Shocking farm footage shows piglets with tails cut off and mothers crammed into tiny cages

World Animal Protection/Tracks Investigations

Footage shot on British factory farms that show piglets with tails cut off, mother pigs in metal cages the size of a fridge and chickens struggling to breathe highlights typical conditions in which meat animals are reared, say activists.

The World Animal Protection organisation says the photos and video “expose the myth” of the UK’s world-leading animal-welfare standards. It is calling on the government to ban new factory farms and prevent them from expanding.

Investigators visited two UK pig factory farms housing both farrowing – breeding – pigs and those for slaughter.

They said they saw pigs destined for meat crammed into pens covered in dried excrement with liquid slurry on the floor.

Breeding pigs were confined to tiny metal cages, and dead piglets, discarded tails and afterbirth were strewn across the floor, the investigators reported.

Enrichment – objects designed to fend off boredom – was described as “suboptimal”, consisting of a small piece of wood or plastic on a chain. Footage also showed pigs with hernias or growths.

World Animal Protection said the conditions were legal and commonplace on UK factory farms.

An estimated 73 per cent of UK-farmed animals are kept in industrial-style farms.

Farrowing crates, metal barred cages, severely restrict a sow’s movement, stopping her stretching or turning round, and frustrate her instinct to build a nest before giving birth.

Mother pigs are kept in them for up to eight weeks. Piglets’ tails are cut off in crowded conditions to prevent the young biting each others’ tails.

Pigs in farrowing crates (World Animal Protection/Tracks Investigations)
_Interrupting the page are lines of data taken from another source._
REG_SGL, REG_GGL, REG_FGL = 0, 1, 2
EIG_AUTO, EIG_JACOBI, EIG_ROCSOLVER, EIG_NEWTON_SCHULZ = 0, 1, 2, 3
CTX_STREAM_GIVEN = 1 << 16
OPTIONS = {"speculate": 1, "spec_factor": 2, "ns_mode": 3, "ns_degrees": 4, "theta_flat": 5, "rank_eig": 6, "parts": 7,
           "parts_max_tiles": 8, "symm_variant": 9, "spin_wait": 10, "fused_bounds": 11, "pipeline": 12, "fused_start": 13, "parts_small": 14, "ns_tol": 15, "cw_warm": 16, "chain": 17, "rank_l0_coarse": 18, "isolate": 19, "rank_deflate": 20, "rank_l0_deflate": 21, "fused_cw": 22, "omega_lds": 23, "early_part": 24, "part_priority": 25, "fused_w": 26, "rank_cw": 27, "bound_side": 28, "lds_pinned": 29, "join_flag": 30, "cw_rider": 31, "copy_rider": 32, "reduce_rider": 33, "parts_bias": 34, "parts_order": 35, "download_threads": 36, "group_sched": 37}


def eig_flags(method=EIG_AUTO, ns_mode=0, ns_degrees=0):
    return int(method) | ((int(ns_mode) & 0x3) << 8) | ((int(ns_degrees) & 0xf) << 12)

JACOBI_MAX_P = 128
NS_MIN_P = 8
BUF_S, BUF_OMEGA, BUF_THETA, BUF_L, BUF_X, BUF_GROUPSQ, BUF_NORMS, BUF_OMEGA_PREV = range(8)
E_ARG, E_HIP, E_SOLVER, E_ALLOC, E_COMM = -1, -2, -3, -4, -5
PHASES = ("form_W", "eig_omega", "recon_omega", "theta", "eig_L", "recon_L", "dual", "reduce", "eig_omega2", "bound",
          "allreduce_groupsq", "allreduce_norms")

_dp = ctypes.POINTER(ctypes.c_double)
_vp = ctypes.c_void_p
_i = ctypes.c_int
_d = ctypes.c_double
_ubp = ctypes.POINTER(ctypes.c_ubyte)
_ip = ctypes.POINTER(ctypes.c_int)

_SIGNATURES = {
    "ggl_version": ([], _i),
    "ggl_last_error": ([], ctypes.c_char_p),
    "ggl_device_count": ([], _i),
    "ggl_theta_limits": ([ctypes.POINTER(_i)], _i),
    "ggl_ctx_create": ([_i, _i, _i, _i, _vp, ctypes.POINTER(_vp)], _i),
    "ggl_ctx_destroy": ([_vp], _i),
    "ggl_ctx_sync": ([_vp], _i),
    "ggl_device_ptr": ([_vp, _i], _vp),
    "ggl_ctx_set_option": ([_vp, _i, _d], _i),
    "ggl_ctx_get_option": ([_vp, _i, _dp], _i),
    "ggl_set_S": ([_vp, _dp], _i),
    "ggl_set_state": ([_vp, _dp, _dp, _dp, _dp], _i),
    "ggl_set_state_ex": ([_vp, _dp, _dp, _dp, _dp, ctypes.POINTER(_i)], _i),
# ... 40 lines not shown
    "ggl_ext_batch_step": ([_vp, _d, _dp, _dp, _i, _dp, _dp], _i),
    "ggl_objective": ([_vp, _d, _d, _i, _dp], _i),
    "ggl_kkt_residual": ([_vp, _d, _d, _d, _i, _i, _dp, _dp, _dp], _i),
    "ggl_profile_enable": ([_vp, _i], _i),
    "ggl_profile_read": ([_vp, _dp, ctypes.POINTER(ctypes.c_longlong), _i], _i),
    "ggl_dev_symm": ([_i, _i, _dp, _dp, _dp, _dp, _dp, _dp, _i], _i),
    "ggl_dev_symm_bench": ([_i, _i, _i, _i, _dp], _i),
    "ggl_lds_stats": ([_vp, ctypes.POINTER(ctypes.c_longlong)], _i),
    "ggl_group_stats": ([_vp, ctypes.POINTER(ctypes.c_longlong), _dp], _i),
    "ggl_spectral_bounds": ([_vp, _dp, _dp], _i),
    "ggl_pipeline_stats": ([_vp, ctypes.POINTER(ctypes.c_longlong)], _i),
    "ggl_trace_start": ([_vp, _i], _i),
    "ggl_trace_read": ([_vp, _dp, _i], _i),
    "ggl_dev_omega_lds": ([_i, _i, _dp, _dp, _dp, _dp, _dp, _d, _i, _dp, _dp, _i, _dp], _i),
    "ggl_dev_symm_bounds": ([_i, _i, _dp, _dp, _i, _dp, _dp, _dp, _dp], _i),
    "ggl_snapshot_k": ([_vp, _i], _i),
    "ggl_snapshot_from": ([_vp, _i, _vp, _i], _i),
    "ggl_selection_stats": ([_vp, _dp], _i),
    "ggl_threshold_scan": ([_vp, _dp, _i, _dp, ctypes.POINTER(_i)], _i),
    "ggl_selection_rank": ([_vp, _d, _dp], _i),
    "ggl_finalize_L": ([_vp, _i, ctypes.POINTER(_i)], _i),
    "ggl_failed_instances": ([_vp, ctypes.POINTER(_i)], _i),
    "ggl_failed_reason": ([_vp, _i, _dp], _i),
    "ggl_debug_poison": ([_i], _i),
    "ggl_set_odd_dl": ([_i], _i),
    "ggl_reset_instance": ([_vp, _i], _i),
    "ggl_ctx_create_subset": ([_vp, ctypes.POINTER(_i), _i, ctypes.POINTER(_vp)], _i),
    "ggl_get_snapshot_k": ([_vp, _i, _dp, _dp], _i),
    "ggl_get_snapshot_state_k": ([_vp, _i, _dp, _dp], _i),
    "ggl_dev_ns_schedule": ([_d, _i, _i, ctypes.POINTER(_i), _dp, ctypes.POINTER(_i)], _i),
    "ggl_dev_ns_schedule_tol": ([_d, _i, _d, _i, ctypes.POINTER(_i), _dp, ctypes.POINTER(_i)], _i),
    "ggl_dev_group_partition": ([ctypes.POINTER(_i), _i, _i, _i, ctypes.POINTER(_i)], _i),
    "ggl_dev_ns_units": ([_d, _i, _d], _i),
    "ggl_ns_stats": ([_vp, ctypes.POINTER(ctypes.c_longlong)], _i),
    "ggl_rank_stats": ([_vp, ctypes.POINTER(ctypes.c_longlong)], _i),
    "ggl_deflate_stats": ([_vp, ctypes.POINTER(ctypes.c_longlong)], _i),
    "ggl_finalize_stats": ([_vp, ctypes.POINTER(ctypes.c_longlong)], _i),
    "ggl_eig_info": ([_vp, ctypes.POINTER(_i)], _i),
    "ggl_last_dispatch": ([_vp, ctypes.POINTER(ctypes.c_longlong)], _i),
    "ggl_eigh_batched": ([_i, _i, _dp, _dp, _dp, _i], _i),
    "ggl_phiplus": ([_i, _i, _dp, _dp, _dp, _dp], _i),
    "ggl_prox_rank_norm": ([_i, _i, _dp, _dp, _dp, _dp], _i),
    "ggl_phiplus_matrix": ([_i, _i, _dp, _dp, _dp, _i], _i),
    "ggl_rank_matrix": ([_i, _i, _dp, _dp, _dp, _i], _i),
    "ggl_rank_matrix_ex": ([_i, _i, _dp, _dp, _dp, _i, _d, ctypes.POINTER(ctypes.c_longlong)], _i),
    "ggl_rank_matrix_deflate": ([_i, _i, _dp, _dp, _dp, _i, _d, ctypes.POINTER(ctypes.c_longlong)], _i),
    "ggl_prox_od_1norm": ([_i, _dp, _d, _dp, _dp], _i),
    "ggl_prox_p": ([_i, _i, _dp, _d, _d, _i, _dp], _i),
    "ggl_prox_tv": ([_i, _i, _dp, _d, _dp], _i),
    "ggl_prox_2norm": ([_i, _i, _dp, _d, _dp], _i),
    "ggl_prox_phi": ([_i, _i, _dp, _d, _d, _i, _dp], _i),
}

At a typical broiler factory farm, where chickens are raised for meat in sheds housing up to 41,000 birds, investigators said they saw fast-growing-breed chickens – standard ones sold in most supermarkets - in filthy, cramped conditions.

Many birds struggled to breathe, stand or walk, and had bald patches and filthy feathers.
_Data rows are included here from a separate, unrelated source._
__device__ __forceinline__ void mt_regenerate(uint32_t *x, int tid)
{
    constexpr int LAG = MT_N - MT_M;
    uint32_t a = 0, b = 0, c = 0;
    if (tid < LAG) {
        a = mt_twist(x[tid], x[tid + 1], x[tid + MT_M]);
        b = mt_twist(x[tid + LAG], x[tid + LAG + 1], a);
// ... 87 lines not shown
            uint32_t rank = before + ((below_pk >> (8 * r)) & 0xFFu);
            #pragma unroll
            for (int w = 0; w < SELECT_THREADS / 64; w++) {
                const uint32_t c = row_cnt[r][w];
                if (w < wave) rank += c;
                before += c;
            }
            const uint32_t q = (uint32_t)tid + (uint32_t)(SELECT_THREADS * r);
            if (((keep_bits >> r) & 1u) && rank < need) ord[count + rank] = ordinal + q;
            if (((keep_bits >> r) & 1u) && fills && rank == need - 1) jstar_s = (int)q;
        }
        const bool advance = !fills && idx + n == (uint32_t)MT_N && ordinal + n < vs;
        if (advance && tid < LAG) {
            x[tid] = na;
            x[tid + LAG] = nb;
            if (tid + 2 * LAG < MT_N) x[tid + 2 * LAG] = nc;
        }
        __syncthreads();
        if (fills) {
            const uint32_t jstar = (uint32_t)jstar_s;
            idx += jstar + 1;
            ordinal += jstar + 1;
            count = cap;
            done = true;
        } else {
            count += kept;
            ordinal += n;
            idx = advance ? 0u : idx + n;
        }
    }
    for (int k = tid; k < MT_N; k += SELECT_THREADS) st[k] = x[k];
    if (tid == 0) { st[MT_N] = idx; sample_count[img] = count; }
}

__global__ __launch_bounds__(256) void sample_resolve_kernel(
    const uint32_t *sample_ord, const uint32_t *sample_count, uint32_t cap,
    const uint32_t *poff, uint32_t image_begin, uint32_t own_pt_begin,
    const uint64_t *ref_rowptr, const uint32_t *ref_link, const uint32_t *new_of_old, uint2 *sample_ends)
{
    const uint32_t img = blockIdx.y;
    const uint32_t slot = blockIdx.x * blockDim.x + threadIdx.x;
    if (slot >= sample_count[img]) return;
    const uint32_t image = image_begin + img;
    const uint32_t pb = poff[image] - own_pt_begin, pe = poff[image + 1] - own_pt_begin;
    const uint64_t l = ref_rowptr[pb] + sample_ord[(size_t)img * cap + slot];
    uint32_t lo = pb, hi = pe;
    while (hi - lo > 1) {
        uint32_t mid = (lo + hi) >> 1;
        if (ref_rowptr[mid] <= l) lo = mid; else hi = mid;
    }
    sample_ends[(size_t)img * cap + slot] = make_uint2(new_of_old[lo], ref_link[l]);
}

__global__ __launch_bounds__(256) void sample_distance_kernel(const uint2 *sample_ends, const uint32_t *sample_count, uint32_t cap,
                                                              const P3 *pos2, float *samples)
{
    const uint32_t img = blockIdx.y;
    const uint32_t slot = blockIdx.x * blockDim.x + threadIdx.x;
    if (slot >= sample_count[img]) return;
    const uint2 ends = sample_ends[(size_t)img * cap + slot];
    const P3 a = pos2[ends.x];
    const P3 b = pos2[ends.y];
    const float dx = a.x - b.x, dy = a.y - b.y, dz = a.z - b.z;
    samples[(size_t)img * cap + slot] = sqrtf(dx * dx + dy * dy + dz * dz);
}

__device__ __forceinline__ float chi_pdf_ref(float x)
{
    const float c = 0.797884560802865f;
    const float x2 = x * x;
    const float cx2 = c * x2;
    return (float)((double)cx2 * exp(-0.5 * (double)x2));
}

__device__ __forceinline__ float lane_f32(float v, int k)
{
    return __int_as_float(__builtin_amdgcn_readlane(__float_as_int(v), k));
}
__device__ __forceinline__ double lane_f64(double v, int k)
{
    const long long bits = __double_as_longlong(v);
    const int lo = __builtin_amdgcn_readlane((int)(bits & 0xffffffffll), k);
    const int hi = __builtin_amdgcn_readlane((int)(bits >> 32), k);
    return __longlong_as_double(((long long)hi << 32) | (unsigned int)lo);
}

__global__ __launch_bounds__(256) void em_kernel(const float *samples, const uint32_t *sample_count, uint32_t cap,
                                                 uint32_t image_begin, float4 *em, int max_iterations, float epsilon)
{
    __shared__ float t_s[2][64];
    __shared__ float sums_s[4];
    const uint32_t img = blockIdx.x;
    const uint32_t n = sample_count[img];
    const float *smp = samples + (size_t)img * cap;
    const int lane = threadIdx.x & 63, wave = threadIdx.x >> 6;
    const float4 e0 = em[image_begin + img];
    float c1 = e0.x, c2 = e0.y, ratio = e0.z;
    const float esp = 1.59576912160573f;
    const uint32_t n_batches = (n + 63) / 64;
    int iteration = 0;
    while (iteration++ < max_iterations) {
        auto membership = [&](uint32_t i) {
            float t = 0.f;
            if (i < n) {
                const float x = smp[i];
                const float f1 = ratio * chi_pdf_ref(x / c1) / c1;
                const float f2 = (float)((1.0 - (double)ratio) * (double)chi_pdf_ref(x / c2) / (double)c2);
                t = (float)((double)f1 / ((double)(f1 + f2) + 1e-16));
            }
            return t;
        };
        float sum1 = 0, sum2 = 0, sum3 = 0, sum4 = 0;
        if (wave == 3 && n_batches) t_s[0][lane] = membership(lane);
        __syncthreads();
        for (uint32_t b = 0; b < n_batches; b++) {
            const uint32_t base = b * 64;
            if (wave == 3) {
                if (b + 1 < n_batches) t_s[(b + 1) & 1][lane] = membership(base + 64 + lane);
            } else {
                const uint32_t i = base + lane;
                const float t = t_s[b & 1][lane];
                const float p = (i < n ? smp[i] : 0.f) * 1.0f;
                const int cnt = (int)min(64u, n - base);
                if (wave == 0) {
                    const float a = t * p;
// ... 110 lines not shown
                s = __builtin_ldexpf((float)(S + Pp), e - 23);
            }
        }
        if (stop < cnt) {
            const long long bits = __double_as_longlong(v);
            const int lo = __builtin_amdgcn_readlane((int)(bits & 0xffffffffll), stop);
            const int hi = __builtin_amdgcn_readlane((int)(bits >> 32), stop);
            const double vs = __longlong_as_double(((long long)hi << 32) | (unsigned int)lo);
            s = (float)((double)s + vs);
        }
        j = stop + 1;
    }
    return s;
}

“Unable to sustain their rapid growth rate, their legs collapse under them, and feathers are lost due to stress, overcrowding and prolonged sitting and standing in waste-saturated litter,” said a spokesman for the organisation.

“Vital organs too small to keep up with rapidly growing muscle mass, lead to difficulty breathing, and sometimes even heart failure and sudden death.

A blackened dead chicken carcass (World Animal Protection/Tracks Investigations)

“These conditions and the use of fast-growing breeds are legal and commonplace in the UK with an estimated 95 per cent of UK broilers bred in this way.”

One of the undercover investigators said: “The shocking conditions we witnessed are legal – that’s what makes it hard to document – knowing nothing you can do can help the individual pigs and chickens that you have filmed.

“It’s the same in every factory farm I have been into in the last 15 years. Hour after hour, day after day, the suffering continues.”

Industrial farms have been blamed for polluting local environments and contributing to biodiversity loss.

A spokesperson for the National Pig Association, representing pig farmers, said: “We do not recognise the term ‘factory farm’, and are proud of our animal welfare and environmental standards, especially considering the extremely challenging circumstances pig farmers have been subjected to over the past two years.

“Our ambition as a sector is to provide safe, nutritious food which is affordable and accessible to everyone, produced to the highest standards possible.”

An NFU spokesperson said: “British farming aims to consistently deliver world-leading, high welfare standards. These standards have been recognised by the World Organisation for Animal Health as exceeding the 12 set legal codes and specifications.

“More than 95 per cent of UK pig and poultry farms are assured by Red Tractor, which means they are independently inspected.

“British farmers work hard to uphold high standards while at the same time producing affordable and sustainable food.”